**Task instructions**.
Read the lines of the data below and retrieve those with "elems".

**Entries taken from a collection**.
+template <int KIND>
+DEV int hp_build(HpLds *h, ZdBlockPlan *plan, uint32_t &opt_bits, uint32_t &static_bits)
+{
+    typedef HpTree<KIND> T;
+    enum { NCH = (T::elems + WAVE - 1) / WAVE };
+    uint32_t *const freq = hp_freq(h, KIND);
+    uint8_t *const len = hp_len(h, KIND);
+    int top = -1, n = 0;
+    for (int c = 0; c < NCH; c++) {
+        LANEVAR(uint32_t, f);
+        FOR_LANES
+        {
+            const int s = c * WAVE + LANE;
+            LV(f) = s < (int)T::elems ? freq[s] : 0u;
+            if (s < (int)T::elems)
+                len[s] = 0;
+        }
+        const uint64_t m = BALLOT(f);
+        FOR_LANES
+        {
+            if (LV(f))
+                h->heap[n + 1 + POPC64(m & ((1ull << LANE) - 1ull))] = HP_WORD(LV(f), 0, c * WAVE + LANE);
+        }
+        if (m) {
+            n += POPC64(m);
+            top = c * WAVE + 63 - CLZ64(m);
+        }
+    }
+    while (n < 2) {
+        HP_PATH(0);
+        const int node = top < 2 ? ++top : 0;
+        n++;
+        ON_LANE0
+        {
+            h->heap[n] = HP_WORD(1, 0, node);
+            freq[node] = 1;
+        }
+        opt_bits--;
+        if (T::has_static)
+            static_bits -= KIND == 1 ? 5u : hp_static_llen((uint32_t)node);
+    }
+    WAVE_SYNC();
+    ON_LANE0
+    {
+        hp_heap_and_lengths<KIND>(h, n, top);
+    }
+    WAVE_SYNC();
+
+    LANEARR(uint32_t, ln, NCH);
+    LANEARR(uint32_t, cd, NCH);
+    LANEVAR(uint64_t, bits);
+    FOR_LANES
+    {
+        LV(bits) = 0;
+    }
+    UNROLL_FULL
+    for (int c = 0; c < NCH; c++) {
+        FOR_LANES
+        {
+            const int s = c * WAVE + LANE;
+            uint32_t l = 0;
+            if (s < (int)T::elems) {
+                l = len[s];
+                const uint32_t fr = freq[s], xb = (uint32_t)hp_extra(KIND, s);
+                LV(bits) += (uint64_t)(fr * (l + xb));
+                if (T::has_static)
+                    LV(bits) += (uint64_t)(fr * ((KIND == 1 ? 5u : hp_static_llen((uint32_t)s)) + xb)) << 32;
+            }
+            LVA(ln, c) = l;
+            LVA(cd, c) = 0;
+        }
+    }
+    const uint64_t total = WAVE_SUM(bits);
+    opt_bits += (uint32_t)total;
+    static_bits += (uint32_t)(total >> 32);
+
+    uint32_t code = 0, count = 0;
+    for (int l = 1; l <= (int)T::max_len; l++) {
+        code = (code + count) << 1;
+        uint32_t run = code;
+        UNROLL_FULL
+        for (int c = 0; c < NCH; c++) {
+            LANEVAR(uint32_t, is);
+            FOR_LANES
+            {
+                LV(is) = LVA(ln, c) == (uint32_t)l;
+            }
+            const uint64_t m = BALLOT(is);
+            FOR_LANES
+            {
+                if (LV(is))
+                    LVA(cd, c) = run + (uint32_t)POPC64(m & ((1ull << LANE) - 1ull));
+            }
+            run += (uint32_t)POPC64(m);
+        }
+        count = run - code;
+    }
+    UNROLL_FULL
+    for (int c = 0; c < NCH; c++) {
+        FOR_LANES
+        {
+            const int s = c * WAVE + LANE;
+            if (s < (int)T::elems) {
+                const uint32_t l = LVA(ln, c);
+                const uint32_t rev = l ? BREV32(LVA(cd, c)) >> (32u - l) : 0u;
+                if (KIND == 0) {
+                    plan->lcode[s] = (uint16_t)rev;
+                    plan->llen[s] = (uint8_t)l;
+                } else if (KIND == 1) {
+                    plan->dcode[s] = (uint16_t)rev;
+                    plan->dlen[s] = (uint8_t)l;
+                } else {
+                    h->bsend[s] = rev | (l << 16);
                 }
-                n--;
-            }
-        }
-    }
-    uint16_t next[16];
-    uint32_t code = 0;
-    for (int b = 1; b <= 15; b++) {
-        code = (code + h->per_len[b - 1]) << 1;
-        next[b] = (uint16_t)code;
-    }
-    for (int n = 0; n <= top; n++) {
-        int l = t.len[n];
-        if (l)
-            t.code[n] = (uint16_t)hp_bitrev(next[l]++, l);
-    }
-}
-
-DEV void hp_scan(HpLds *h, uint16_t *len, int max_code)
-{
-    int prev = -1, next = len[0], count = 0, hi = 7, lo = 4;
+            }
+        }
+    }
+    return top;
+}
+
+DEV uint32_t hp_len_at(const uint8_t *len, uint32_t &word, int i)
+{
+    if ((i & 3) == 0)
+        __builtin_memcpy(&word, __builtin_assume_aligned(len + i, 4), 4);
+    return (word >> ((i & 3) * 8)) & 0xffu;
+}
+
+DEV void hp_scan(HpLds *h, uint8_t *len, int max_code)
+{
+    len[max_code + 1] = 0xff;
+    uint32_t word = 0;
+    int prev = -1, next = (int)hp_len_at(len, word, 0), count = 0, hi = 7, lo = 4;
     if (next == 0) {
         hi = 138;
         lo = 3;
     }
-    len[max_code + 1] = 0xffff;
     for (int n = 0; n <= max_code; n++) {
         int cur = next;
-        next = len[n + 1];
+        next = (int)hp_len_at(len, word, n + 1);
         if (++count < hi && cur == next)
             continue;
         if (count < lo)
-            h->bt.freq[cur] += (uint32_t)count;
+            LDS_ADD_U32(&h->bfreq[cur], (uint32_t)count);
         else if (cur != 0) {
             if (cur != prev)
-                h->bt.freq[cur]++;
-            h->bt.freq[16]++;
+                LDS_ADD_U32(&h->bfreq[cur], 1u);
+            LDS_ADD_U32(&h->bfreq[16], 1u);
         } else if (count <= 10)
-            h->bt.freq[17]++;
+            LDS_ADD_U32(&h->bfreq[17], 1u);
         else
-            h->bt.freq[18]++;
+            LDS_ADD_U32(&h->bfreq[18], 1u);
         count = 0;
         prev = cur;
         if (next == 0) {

**Solved exercise**.
+    enum { NCH = (T::elems + WAVE - 1) / WAVE };
+            LV(f) = s < (int)T::elems ? freq[s] : 0u;
+            if (s < (int)T::elems)
+            if (s < (int)T::elems) {
+            if (s < (int)T::elems) {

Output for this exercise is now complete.